Cape flamboyante, lunettes bling-bling, cheveux peroxydés… derrière le Steinway de concert, le look iconoclaste de Sofiane Pamart détonne. Mais dès qu’il pose ses doigts sur le clavier, il met tout le monde d’accord. A commencer par les rappeurs, dont il est la coqueluche : Vald, Kery James, Medine, Grand Corps Malade, Scylla (avec qui il a réalisé deux albums)…
Il faut dire que le “Piano King” n’a pas son pareil pour habiller leurs flows de mélodies néoclassiques. Même la diva soul Kimberose et le chanteur belge Arno adoubent cet artiste qui compose depuis l’âge de 8 ans. Surdoué, Sofiane Pamart ? Assurément. Ambitieux ? Cela ne fait aucun doute. Quand on veut devenir «le pianiste numéro un dans le monde», il faut au moins ça. L’intéressé précise avec une désarmante simplicité : «J’entends par là “le plus populaire”.» Transmettre au plus grand nombre les émotions du piano sans jamais faire aucune concession sur la profondeur et la virtuosité, telle est sa quête. Une stratégie payante puisqu’en 2020 Sofiane Pamart a intégré le top 10 des artistes de musique classique les plus streamés au monde.
N’étant pas issu d’un milieu musical, ce petit-fils de mineur marocain qui a grandi dans la banlieue de Lille a dû redoubler de persévérance. Par chance, ses parents sont mélomanes. Le père est féru de chansons à textes (Brel, Ferré, Barbara), la mère, professeure de lettres, ne jure que par la musique classique, et l’oncle “cool” de la famille lui refile le virus du rap. Nourri au mélange des genres, Sofiane se forge une playlist à l’image de ce métissage – appréciant aussi bien le flamenco que les BO de films, l’univers des mangas ou celui du réalisateur Miyazaki. «La valeur d’une musique, c’est sa capacité à toucher le cœur», martèle-t-il. Son premier contact avec un piano, un joujou à 12 touches, remonte à l’âge de 4 ans.
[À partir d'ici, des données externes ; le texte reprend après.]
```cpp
template <int NO, int NI, bool F16>
__global__ void __launch_bounds__(256, 1) wgrad_kernel(JobTable table, const float* __restrict__ grads,
                                                       const float* __restrict__ acts, float* __restrict__ partial,
                                                       const float* __restrict__ zeros) {
    extern __shared__ __attribute__((aligned(16))) float lds[];
    const int tid = threadIdx.x;
    const int lane = tid & 63;
    const int wave = __builtin_amdgcn_readfirstlane(tid >> 6);
    const int half = lane >> 5;
    int ji = 0;
    while (ji + 1 < table.count && (int)blockIdx.x >= table.wg_start[ji + 1]) ++ji;
    const WgradJob& job = table.jobs[ji];
    const int chunk = blockIdx.x - table.wg_start[ji];
    const int rows_dy = job.out_tiles * 32, rows_x = job.in_tiles * 32, rows = rows_dy + rows_x;
    const int wgrid_i = job.in_tiles / NI;
    const int wo = wave / wgrid_i, wi = wave - wo * wgrid_i;
    const bool active = wo * NO < job.out_tiles;
    const long long per = (job.blocks + job.chunks - 1) / job.chunks;
    const long long b0 = chunk * per, b1 = (b0 + per < job.blocks) ? b0 + per : job.blocks;

    f32x16 acc[NO][NI];
    float bsum[NO];
#pragma unroll
    for (int oo = 0; oo < NO; ++oo) {
        bsum[oo] = 0.0f;
#pragma unroll
        for (int ii = 0; ii < NI; ++ii)
#pragma unroll
            for (int r = 0; r < 16; ++r) acc[oo][ii][r] = 0.0f;
    }

    const int buf_floats = rows * 32;
    constexpr int kMaxSlots = 16;
    const int per_wave = rows >> 5;
    const char* slot_src[kMaxSlots];
    int slot_rows[kMaxSlots];
    const char* zero_page = reinterpret_cast<const char*>(zeros + 192);
    const long long dy_stride = (long long)job.grad_rows * 128, x_stride = (long long)job.act_rows * 128;
#pragma unroll
    for (int k = 0; k < kMaxSlots; ++k) {
        const int r0 = (wave + 4 * k) * 8;
        int real;
        const char* src;
        if (r0 < rows_dy) {
            real = job.out_rows - r0;
            src = reinterpret_cast<const char*>(grads) + (b0 * job.grad_rows + job.dy_row0 + r0) * 128;
        } else {
            real = job.in_rows - (r0 - rows_dy);
            src = reinterpret_cast<const char*>(acts) + (b0 * job.act_rows + job.x_row0 + (r0 - rows_dy)) * 128;
        }
        real = real < 0 ? 0 : (real > 8 ? 8 : real);
        slot_rows[k] = real;
        slot_src[k] = real > 0 ? src : zero_page;
    }
    const unsigned lane_off = (lane >> 3) * 128 + (((lane & 7) ^ ((4 * (wave & 1) + (lane >> 4)) & 7)) << 4);
    const unsigned lds_base = (unsigned)(size_t)(__attribute__((address_space(3))) const void*)lds;
    const bool all_full = job.out_rows == rows_dy && job.in_rows == rows_x;
    const int dy_slots = (rows_dy / 8 - wave + 3) >> 2;
    const char* dy_run = reinterpret_cast<const char*>(grads) + (b0 * job.grad_rows + job.dy_row0 + wave * 8) * 128;
    const char* x_run = reinterpret_cast<const char*>(acts) + (b0 * job.act_rows + job.x_row0 + wave * 8 - rows_dy) * 128;
    auto stage_next = [&](int buffer_floats) {
        if (all_full) {
#pragma unroll
            for (int k = 0; k < kMaxSlots; ++k)
                if (k < per_wave)
                    lds_dma_16_base(k < dy_slots ? dy_run : x_run, lane_off + k * 4096,
                                    lds_base + (unsigned)buffer_floats * 4 + (wave + 4 * k) * 1024);
            dy_run += dy_stride;
            x_run += x_stride;
            return;
        }
#pragma unroll
        for (int k = 0; k < kMaxSlots; ++k) {
            if (k < per_wave) {
                const unsigned dst = lds_base + (unsigned)buffer_floats * 4 + (wave + 4 * k) * 1024;
                const int real = slot_rows[k];
                if (real == 8 || real == 0) {
                    lds_dma_16_base(slot_src[k], real ? lane_off : lane * 16, dst);
                } else {
                    const char* p = (lane >> 3) < real ? slot_src[k] + lane_off : zero_page + lane * 16;
                    lds_dma_16(reinterpret_cast<const float*>(p), reinterpret_cast<const float*>(lds) + buffer_floats + (wave + 4 * k) * 256);
                }
                if (real) slot_src[k] += (wave + 4 * k) * 8 < rows_dy ? dy_stride : x_stride;
            }
        }
    };

    const int swz = ((lane & 31) >> 1) & 7;
    const int row_off = (lane & 31) * 32;
    const int a_base = wo * NO * 1024;
    const int b_base = rows_dy * 32 + wi * NI * 1024;

    const float gk = F16 ? wgrad_scale(region_max(zeros, job.dy_row0 / 32)) : 1.0f;
    if constexpr (F16) {
        struct SplitSet {
            f16x8 ah[NO], al[NO], bh[NI], bl[NI];
        };
        auto convert = [&](SplitSet& f, const float* buf, int kk, float counted) {
            const int c0 = 4 * kk + 2 * half;
            float unused = 0.0f;
#pragma unroll
            for (int oo = 0; oo < NO; ++oo) {
                float part = 0.0f;
                split_fragment(buf + a_base + oo * 1024 + row_off, c0, swz, gk, f.ah[oo], f.al[oo], part);
                bsum[oo] += part * counted;
            }
#pragma unroll
            for (int ii = 0; ii < NI; ++ii) split_fragment(buf + b_base + ii * 1024 + row_off, c0, swz, 1.0f, f.bh[ii], f.bl[ii], unused);
        };
        auto products = [&](const SplitSet& f) {
#pragma unroll
            for (int oo = 0; oo < NO; ++oo)
#pragma unroll
                for (int ii = 0; ii < NI; ++ii) {
                    acc[oo][ii] = __builtin_amdgcn_mfma_f32_32x32x16_f16(f.ah[oo], f.bh[ii], acc[oo][ii], 0, 0, 0);
                    acc[oo][ii] = __builtin_amdgcn_mfma_f32_32x32x16_f16(f.ah[oo], f.bl[ii], acc[oo][ii], 0, 0, 0);
                    acc[oo][ii] = __builtin_amdgcn_mfma_f32_32x32x16_f16(f.al[oo], f.bh[ii], acc[oo][ii], 0, 0, 0);
                }
        };
        const int nblocks = (int)(b1 - b0);
        SplitSet even, odd;
        if (nblocks > 0) {
            stage_next(0);
            if (nblocks > 1) stage_next(buf_floats);
            if (nblocks > 1) wait_vmcnt(per_wave < 63 ? per_wave : 63); else asm volatile("s_waitcnt vmcnt(0)" ::: "memory");
            __syncthreads();
            if (active) convert(even, lds, 0, 1.0f);
        }
        for (int n = 0; n < nblocks; ++n) {
            const float* cur = lds + (n & 1) * buf_floats;
            const float* nxt = lds + ((n + 1) & 1) * buf_floats;
            if (active) {
                products(even);
                convert(odd, cur, 1, 1.0f);
            }
            asm volatile("s_waitcnt vmcnt(0) lgkmcnt(0)" ::: "memory");
            __syncthreads();
            if (n + 2 < nblocks) stage_next((n & 1) * buf_floats);
            if (active) {
                products(odd);
                convert(even, n + 1 < nblocks ? nxt : cur, 0, n + 1 < nblocks ? 1.0f : 0.0f);
            }
        }
    } else {
    if (b0 < b1) stage_next(0);
    for (long long b = b0; b < b1; ++b) {
        asm volatile("s_waitcnt vmcnt(0)" ::: "memory");
        __syncthreads();
        const float* cur = lds + ((b - b0) & 1) * buf_floats;
        if (b + 1 < b1) stage_next((int)((b - b0 + 1) & 1) * buf_floats);
        if (active) {
#pragma unroll 1
            for (int g = 0; g < 4; ++g) {
                const int off = (((2 * g + half) ^ swz) << 2) + row_off;
                f32x4 av[NO], bv[NI];
#pragma unroll
                for (int oo = 0; oo < NO; ++oo) av[oo] = *reinterpret_cast<const f32x4*>(cur + a_base + oo * 1024 + off);
#pragma unroll
                for (int ii = 0; ii < NI; ++ii) bv[ii] = *reinterpret_cast<const f32x4*>(cur + b_base + ii * 1024 + off);
#pragma unroll
                for (int oo = 0; oo < NO; ++oo) {
#pragma unroll
                    for (int ii = 0; ii < NI; ++ii)
#pragma unroll
                        for (int q = 0; q < 4; ++q)
                            acc[oo][ii] = __builtin_amdgcn_mfma_f32_32x32x2f32(av[oo][q], bv[ii][q], acc[oo][ii], 0, 0, 0);
                    bsum[oo] += (av[oo][0] + av[oo][1]) + (av[oo][2] + av[oo][3]);
                }
            }
        }
    }
    }
    asm volatile("s_waitcnt vmcnt(0)" ::: "memory");
    if (!active) return;
    const int in_cols = job.in_tiles * 32;
    float* out = partial + job.partial_off + (long long)chunk * rows_dy * in_cols;
    float* bout = partial + job.bias_off + (long long)chunk * rows_dy;
#pragma unroll
    for (int oo = 0; oo < NO; ++oo) {
        const int o = wo * NO + oo;
#pragma unroll
        for (int ii = 0; ii < NI; ++ii) {
            const int i = wi * NI + ii;
#pragma unroll
            for (int r = 0; r < 16; ++r) {
                const int row = (r & 3) + 8 * (r >> 2) + 4 * half;
                out[(long long)(o * 32 + row) * in_cols + i * 32 + (lane & 31)] = acc[oo][ii][r];
            }
        }
        if (wi == 0) {
            const float sum = bsum[oo] + __shfl_xor(bsum[oo], 32, 64);
            if (half == 0) bout[o * 32 + lane] = sum;
        }
    }
}


typedef unsigned u32x2 __attribute__((ext_vector_type(2)));

__device__ __forceinline__ u32x2 lds_read_tr8(unsigned lds_byte_address, int byte_offset) {
    u32x2 v;
    asm volatile("ds_read_b64_tr_b8 %0, %1 offset:%2" : "=v"(v) : "v"(lds_byte_address), "i"(byte_offset) : "memory");
    return v;
}
__device__ __forceinline__ u32x2 lds_read_tr16(unsigned lds_byte_address, int byte_offset) {
    u32x2 v;
    asm volatile("ds_read_b64_tr_b16 %0, %1 offset:%2" : "=v"(v) : "v"(lds_byte_address), "i"(byte_offset) : "memory");
    return v;
}
template <typename T>
__device__ __forceinline__ void after_lds_wait(T& v) {
    asm volatile("" : "+v"(v));
}
union Frag16 {
// ... 805 lines not shown
```

### simplenerf_amd/csrc/mlp_device.h

```cpp
#pragma once
#include "mlp_plan.h"

typedef float f32x16 __attribute__((ext_vector_type(16)));
typedef float f32x4 __attribute__((ext_vector_type(4)));
typedef float f32x2 __attribute__((ext_vector_type(2)));

struct MlpArgs {
    const float* packed;
    const float* origins;
    const float* dirs;
    const float* view_dirs;
    const float* depths;
    const float* noise;
    float* sigma;
    float* rgb;
    long long total;
    int samples;
    int depth;
    int width;
    long long bias_offset, feature_bias, views_bias, pts_out_w, pts_out_b, views_out_w, views_out_b;
    float* acts;
    int act_rows, act_pev, act_h1, act_feature, act_hv, act_mask;
    int const_floats;
    float* visibility;
    const float* view_dirs2;
    float* visibility2;
    int num_other;
    int* range_flag;
    const int* weight_range;
};

struct ChainArgs {
    const float* packed;
    const float* acts;
    const float* sigma;
    const float* rgb;
    const float* d_sigma;
    const float* d_rgb;
    float* grads;
    long long total;
    int depth, width;
    long long dgrad_offset, pts_out_w, views_out_w;
    int act_rows, act_h1, act_hv, act_mask;
    int grad_rows, grad_feature, grad_yv, grad_head;
    unsigned* dy_max;
};

__host__ __device__ inline float renorm_factor(float max_abs) {
    if (!(max_abs > 0.0f) || !(max_abs < 3.0e38f)) return 1.0f;
    int e;
    frexpf(max_abs, &e);
    int shift = 4 - e;
    if (shift > 120) shift = 120;
    if (shift < -120) shift = -120;
    return ldexpf(1.0f, shift);
}

template <int N>
__device__ __forceinline__ void store_acc_tile(const float (&h)[N], float* __restrict__ tile, int lane) {
    const int j = lane & 31, half = lane >> 5;
#pragma unroll
    for (int n = 0; n < N; ++n) {
        const int f = 32 * (n >> 4) + (n & 3) + 8 * ((n & 15) >> 2) + 4 * half;
        __builtin_nontemporal_store(h[n], tile + f * 32 + j);
    }
}
template <int N>
__device__ __forceinline__ void load_acc_tile(float (&h)[N], const float* __restrict__ tile, int lane) {
    const int j = lane & 31, half = lane >> 5;
#pragma unroll
    for (int n = 0; n < N; ++n) {
        const int f = 32 * (n >> 4) + (n & 3) + 8 * ((n & 15) >> 2) + 4 * half;
        h[n] = tile[f * 32 + j];
    }
}
__device__ __forceinline__ float keep_if_bit(float v, unsigned word, int bit) {
    return __uint_as_float(__float_as_uint(v) & (unsigned)__builtin_amdgcn_sbfe((int)word, bit, 1));
}
__device__ __forceinline__ float keep_if_bit_2op(float v, unsigned word, int bit) {
    int k = __builtin_amdgcn_sbfe((int)word, bit, 1);
    asm("" : "+v"(k));
    return __uint_as_float(__float_as_uint(v) & (unsigned)k);
}
__device__ __forceinline__ unsigned positive_bits(unsigned m, float a, float b) {
    const f32x2 t = f32x2{0.0f, 0.0f} - f32x2{a, b};
    m = __builtin_amdgcn_alignbit(m, __float_as_uint(t[0]), 31);
    return __builtin_amdgcn_alignbit(m, __float_as_uint(t[1]), 31);
}
__device__ __forceinline__ unsigned relu_bits(const float* __restrict__ h) {
    unsigned m = 0;
#pragma unroll
    for (int r = 15; r >= 1; r -= 2) m = positive_bits(m, h[r], h[r - 1]);
    return m;
}
template <int N>
__device__ __forceinline__ void store_relu_masks(const float (&h)[N], unsigned* __restrict__ masks, int t0, int lane) {
#pragma unroll
    for (int u = 0; u < N / 16; u += 2)
        __builtin_nontemporal_store(relu_bits(h + 16 * u) | (relu_bits(h + 16 * (u + 1)) << 16), masks + ((t0 + u) >> 1) * 64 + lane);
}
template <int PAIRS, int NREG>
__device__ __forceinline__ void store_pe_tile(const float (&pe)[NREG], float* __restrict__ tile, int lane) {
    const int j = lane & 31, half = lane >> 5;
#pragma unroll
    for (int n = 0; n < NREG; ++n) {
        const int e0 = snerf::pe_feature(n, 0, PAIRS, 16), e1 = snerf::pe_feature(n, 1, PAIRS, 16);
        const int e = half ? e1 : e0;
        if (e >= 0) __builtin_nontemporal_store(pe[n], tile + e * 32 + j);
    }
}
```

Coup de foudre immédiat. Stupéfaite de l’entendre reproduire la musique du Parrain ou les sons de Dragon Ball Z et des Chevaliers du Zodiaque, sa mère comprend qu’il a l’oreille absolue et l’inscrit illico au conservatoire de Lille. Médaillé d’or à 23 ans, Sofiane y a passé une quinzaine d’années, fier d’être le premier de la famille à maîtriser la lecture et l’écriture des partitions. «Tout comme ma mère fut la première à apprivoiser la langue française entre deux parents qui ne savaient ni lire ni écrire.» Morceau après morceau, lui qui ne jurait que par 113, Rim’K, les Princes de la Ville ou NTM, découvre alors les grands compositeurs classiques, parmi lesquels Chopin et Ravel, ses idoles.
En 2019, ce nomade dans l’âme exprime sa passion pour les voyages dans un premier album solo, Planet, dont les mélodies contemplatives remportent un succès colossal. «J’aime saisir l’énergie, l’émotion d’un moment précis, d’un regard, d’un partage. Les paysages et l’humain ne cessent de m’inspirer.» Le public aussi, auquel Sofiane rend un hommage appuyé dans son tout dernier album, Letter, sorti le 11 février dernier et composé dans six pays d’Asie. «Son amour et son soutien me touchent. Il m’a sorti de ma solitude, celle de l’artiste face à son instrument, et me permet de jouer dans les salles mythiques du monde entier.» A l’instar de Pleyel, dont les places se sont arrachées en trois jours pour ses concerts des 10 et 18 mars prochain. Mais, surtout, l’Accor Arena (20 000 places) de Paris-Bercy, où il sera le tout premier pianiste soliste à se produire, le 17 novembre 2022. Une pression que Sofiane gère aussi rigoureusement qu’un sportif de haut niveau, à l’aube d’atteindre deux de ses plus inaccessibles étoiles. «Comme quoi, celui qui n’abandonne pas finit forcément par gagner un jour (Rires) !» Surdoué, ambitieux, et philosophe.